Across the entries below, the lines containing "allocs" should be counted and only their number returned.

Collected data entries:
○ ○ ○
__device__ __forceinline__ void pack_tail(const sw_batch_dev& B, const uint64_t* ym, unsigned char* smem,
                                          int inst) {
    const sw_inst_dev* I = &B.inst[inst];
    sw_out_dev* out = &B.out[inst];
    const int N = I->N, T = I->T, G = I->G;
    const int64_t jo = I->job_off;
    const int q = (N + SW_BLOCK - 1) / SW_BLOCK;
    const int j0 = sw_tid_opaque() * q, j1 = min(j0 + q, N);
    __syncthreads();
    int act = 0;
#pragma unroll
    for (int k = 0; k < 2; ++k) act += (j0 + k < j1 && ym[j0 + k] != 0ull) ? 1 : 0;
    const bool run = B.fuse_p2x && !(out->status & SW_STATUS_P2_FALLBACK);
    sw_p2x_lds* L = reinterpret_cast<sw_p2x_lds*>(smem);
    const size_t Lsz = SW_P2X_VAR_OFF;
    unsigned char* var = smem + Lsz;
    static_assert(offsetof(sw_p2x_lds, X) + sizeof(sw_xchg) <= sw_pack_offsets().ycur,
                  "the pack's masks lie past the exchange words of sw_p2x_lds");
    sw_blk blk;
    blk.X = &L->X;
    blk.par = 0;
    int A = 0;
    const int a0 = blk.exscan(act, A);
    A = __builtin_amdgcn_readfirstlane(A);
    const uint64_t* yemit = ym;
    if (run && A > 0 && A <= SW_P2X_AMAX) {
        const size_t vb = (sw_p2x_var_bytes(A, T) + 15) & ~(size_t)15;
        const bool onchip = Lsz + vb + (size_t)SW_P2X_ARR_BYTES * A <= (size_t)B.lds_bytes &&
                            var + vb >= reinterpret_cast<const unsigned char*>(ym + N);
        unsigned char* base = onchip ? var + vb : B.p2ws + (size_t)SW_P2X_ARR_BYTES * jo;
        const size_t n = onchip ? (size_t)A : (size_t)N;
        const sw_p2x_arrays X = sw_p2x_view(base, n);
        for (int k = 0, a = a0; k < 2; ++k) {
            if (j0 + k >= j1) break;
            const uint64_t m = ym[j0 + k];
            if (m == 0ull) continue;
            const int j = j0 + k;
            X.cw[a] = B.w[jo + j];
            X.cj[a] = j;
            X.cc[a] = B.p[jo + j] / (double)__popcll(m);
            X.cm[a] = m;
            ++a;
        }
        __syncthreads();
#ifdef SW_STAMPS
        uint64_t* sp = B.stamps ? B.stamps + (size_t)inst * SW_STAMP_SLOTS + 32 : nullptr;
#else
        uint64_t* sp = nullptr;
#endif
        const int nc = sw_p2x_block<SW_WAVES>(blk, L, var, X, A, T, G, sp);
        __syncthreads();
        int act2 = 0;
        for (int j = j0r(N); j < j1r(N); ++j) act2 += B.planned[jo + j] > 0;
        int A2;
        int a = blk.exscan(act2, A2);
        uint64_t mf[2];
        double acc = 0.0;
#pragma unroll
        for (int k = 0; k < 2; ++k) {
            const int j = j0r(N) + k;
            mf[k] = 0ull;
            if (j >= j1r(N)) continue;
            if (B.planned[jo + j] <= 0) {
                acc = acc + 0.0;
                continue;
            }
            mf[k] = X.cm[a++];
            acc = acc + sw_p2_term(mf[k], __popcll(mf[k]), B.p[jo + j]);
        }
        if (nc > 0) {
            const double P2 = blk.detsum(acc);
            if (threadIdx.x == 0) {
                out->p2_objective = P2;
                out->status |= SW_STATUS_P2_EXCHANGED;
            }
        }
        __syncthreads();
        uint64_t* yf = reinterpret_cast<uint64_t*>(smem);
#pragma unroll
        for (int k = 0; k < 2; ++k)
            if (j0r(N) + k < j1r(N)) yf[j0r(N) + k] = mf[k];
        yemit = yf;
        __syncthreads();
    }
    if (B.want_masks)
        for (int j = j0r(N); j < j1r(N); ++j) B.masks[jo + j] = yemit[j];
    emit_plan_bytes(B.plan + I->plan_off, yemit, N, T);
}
○ ○ ○
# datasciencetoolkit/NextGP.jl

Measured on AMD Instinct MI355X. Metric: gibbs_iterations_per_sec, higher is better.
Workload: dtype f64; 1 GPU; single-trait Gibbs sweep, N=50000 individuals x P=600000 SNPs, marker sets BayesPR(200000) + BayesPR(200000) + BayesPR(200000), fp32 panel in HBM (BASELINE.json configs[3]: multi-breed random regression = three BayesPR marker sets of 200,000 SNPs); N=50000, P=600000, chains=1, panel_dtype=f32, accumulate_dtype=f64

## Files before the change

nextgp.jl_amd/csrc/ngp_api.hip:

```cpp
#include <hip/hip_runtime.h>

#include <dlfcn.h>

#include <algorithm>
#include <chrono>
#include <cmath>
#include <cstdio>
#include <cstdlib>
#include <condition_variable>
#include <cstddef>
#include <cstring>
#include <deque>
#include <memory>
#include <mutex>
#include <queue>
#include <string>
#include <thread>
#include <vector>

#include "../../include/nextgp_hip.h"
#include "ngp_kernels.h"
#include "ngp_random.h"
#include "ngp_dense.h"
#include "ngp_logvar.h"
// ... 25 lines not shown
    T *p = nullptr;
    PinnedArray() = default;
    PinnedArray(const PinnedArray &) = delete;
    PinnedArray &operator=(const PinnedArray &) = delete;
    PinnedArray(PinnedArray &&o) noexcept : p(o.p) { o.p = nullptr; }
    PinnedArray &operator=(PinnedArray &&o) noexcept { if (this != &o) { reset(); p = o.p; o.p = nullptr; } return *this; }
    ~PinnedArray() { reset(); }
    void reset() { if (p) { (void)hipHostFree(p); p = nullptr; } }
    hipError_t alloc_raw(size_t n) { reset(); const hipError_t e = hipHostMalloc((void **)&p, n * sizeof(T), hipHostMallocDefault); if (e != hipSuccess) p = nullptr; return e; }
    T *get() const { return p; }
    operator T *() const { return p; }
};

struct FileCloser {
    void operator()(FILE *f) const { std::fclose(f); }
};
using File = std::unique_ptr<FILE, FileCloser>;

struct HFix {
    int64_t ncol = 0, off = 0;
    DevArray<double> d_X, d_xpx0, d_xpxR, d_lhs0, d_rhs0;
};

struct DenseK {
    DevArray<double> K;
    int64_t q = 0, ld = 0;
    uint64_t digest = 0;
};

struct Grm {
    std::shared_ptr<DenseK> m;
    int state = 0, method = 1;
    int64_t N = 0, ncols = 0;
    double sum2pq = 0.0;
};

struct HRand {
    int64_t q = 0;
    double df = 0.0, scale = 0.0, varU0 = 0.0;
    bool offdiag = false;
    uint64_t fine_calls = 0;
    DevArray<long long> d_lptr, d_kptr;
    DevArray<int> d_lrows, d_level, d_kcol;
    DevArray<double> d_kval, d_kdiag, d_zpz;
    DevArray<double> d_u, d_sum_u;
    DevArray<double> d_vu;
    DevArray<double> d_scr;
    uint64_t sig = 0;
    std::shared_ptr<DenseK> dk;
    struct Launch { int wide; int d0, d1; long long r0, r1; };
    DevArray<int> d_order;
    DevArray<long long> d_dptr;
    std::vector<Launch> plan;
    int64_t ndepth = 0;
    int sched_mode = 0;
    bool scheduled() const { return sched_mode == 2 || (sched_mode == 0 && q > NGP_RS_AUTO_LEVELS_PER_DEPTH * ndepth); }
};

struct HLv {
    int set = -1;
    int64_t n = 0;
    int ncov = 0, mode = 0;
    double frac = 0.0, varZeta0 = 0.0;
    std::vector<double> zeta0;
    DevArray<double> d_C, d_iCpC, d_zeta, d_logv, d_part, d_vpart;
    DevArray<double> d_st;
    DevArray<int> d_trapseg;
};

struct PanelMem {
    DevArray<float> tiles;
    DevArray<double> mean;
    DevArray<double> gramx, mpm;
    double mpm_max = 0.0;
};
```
○ ○ ○
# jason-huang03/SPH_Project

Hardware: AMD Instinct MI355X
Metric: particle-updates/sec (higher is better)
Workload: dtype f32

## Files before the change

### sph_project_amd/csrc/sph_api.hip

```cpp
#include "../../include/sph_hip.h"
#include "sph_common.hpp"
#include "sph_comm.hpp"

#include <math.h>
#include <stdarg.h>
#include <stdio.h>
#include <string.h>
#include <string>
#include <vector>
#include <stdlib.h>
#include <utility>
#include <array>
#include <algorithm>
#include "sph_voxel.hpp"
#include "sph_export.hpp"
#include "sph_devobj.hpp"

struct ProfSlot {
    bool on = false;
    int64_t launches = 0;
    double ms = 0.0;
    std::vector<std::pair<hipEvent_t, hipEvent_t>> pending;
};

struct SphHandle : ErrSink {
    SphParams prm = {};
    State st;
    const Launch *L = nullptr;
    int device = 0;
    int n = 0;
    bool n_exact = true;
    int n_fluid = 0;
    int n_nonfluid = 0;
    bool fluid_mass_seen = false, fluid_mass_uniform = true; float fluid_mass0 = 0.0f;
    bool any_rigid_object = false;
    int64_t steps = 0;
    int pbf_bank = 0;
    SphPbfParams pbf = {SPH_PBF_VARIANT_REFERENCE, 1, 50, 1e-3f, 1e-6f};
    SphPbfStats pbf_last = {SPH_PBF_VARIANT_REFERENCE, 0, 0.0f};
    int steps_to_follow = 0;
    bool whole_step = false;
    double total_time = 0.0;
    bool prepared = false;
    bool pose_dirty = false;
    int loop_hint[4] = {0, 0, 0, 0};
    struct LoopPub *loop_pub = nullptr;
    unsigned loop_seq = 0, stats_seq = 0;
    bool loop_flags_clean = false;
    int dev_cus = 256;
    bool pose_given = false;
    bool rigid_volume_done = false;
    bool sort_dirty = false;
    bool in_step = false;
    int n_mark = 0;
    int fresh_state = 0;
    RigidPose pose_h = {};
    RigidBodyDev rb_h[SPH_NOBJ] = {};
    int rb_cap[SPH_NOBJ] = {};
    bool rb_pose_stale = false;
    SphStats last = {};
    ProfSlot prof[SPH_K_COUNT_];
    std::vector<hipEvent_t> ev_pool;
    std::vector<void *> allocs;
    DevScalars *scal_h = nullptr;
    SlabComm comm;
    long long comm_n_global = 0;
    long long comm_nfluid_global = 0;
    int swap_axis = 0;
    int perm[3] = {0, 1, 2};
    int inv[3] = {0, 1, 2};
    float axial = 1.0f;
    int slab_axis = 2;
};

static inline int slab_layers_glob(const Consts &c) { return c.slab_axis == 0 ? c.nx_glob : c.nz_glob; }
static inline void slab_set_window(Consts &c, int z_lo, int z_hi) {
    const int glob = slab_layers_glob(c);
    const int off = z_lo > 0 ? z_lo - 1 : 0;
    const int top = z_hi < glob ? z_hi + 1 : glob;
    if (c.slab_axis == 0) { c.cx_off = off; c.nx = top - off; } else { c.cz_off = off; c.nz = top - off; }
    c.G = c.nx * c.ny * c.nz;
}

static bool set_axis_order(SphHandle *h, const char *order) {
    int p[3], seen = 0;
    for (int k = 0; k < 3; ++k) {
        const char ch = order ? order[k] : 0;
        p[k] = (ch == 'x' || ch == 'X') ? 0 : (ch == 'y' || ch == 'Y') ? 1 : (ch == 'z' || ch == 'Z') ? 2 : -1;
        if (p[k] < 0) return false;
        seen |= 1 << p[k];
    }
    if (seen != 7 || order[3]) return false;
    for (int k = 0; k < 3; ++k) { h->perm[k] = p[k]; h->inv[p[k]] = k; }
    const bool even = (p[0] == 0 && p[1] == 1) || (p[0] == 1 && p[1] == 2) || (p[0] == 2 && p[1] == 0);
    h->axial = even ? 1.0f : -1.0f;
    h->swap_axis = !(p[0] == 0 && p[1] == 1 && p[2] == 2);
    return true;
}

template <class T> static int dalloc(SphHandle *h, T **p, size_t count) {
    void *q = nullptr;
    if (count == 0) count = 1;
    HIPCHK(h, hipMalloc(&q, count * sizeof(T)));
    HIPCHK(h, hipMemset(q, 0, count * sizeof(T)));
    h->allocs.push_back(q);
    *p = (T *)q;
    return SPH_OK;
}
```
○ ○ ○
ANSWER TO THIS TASK: 2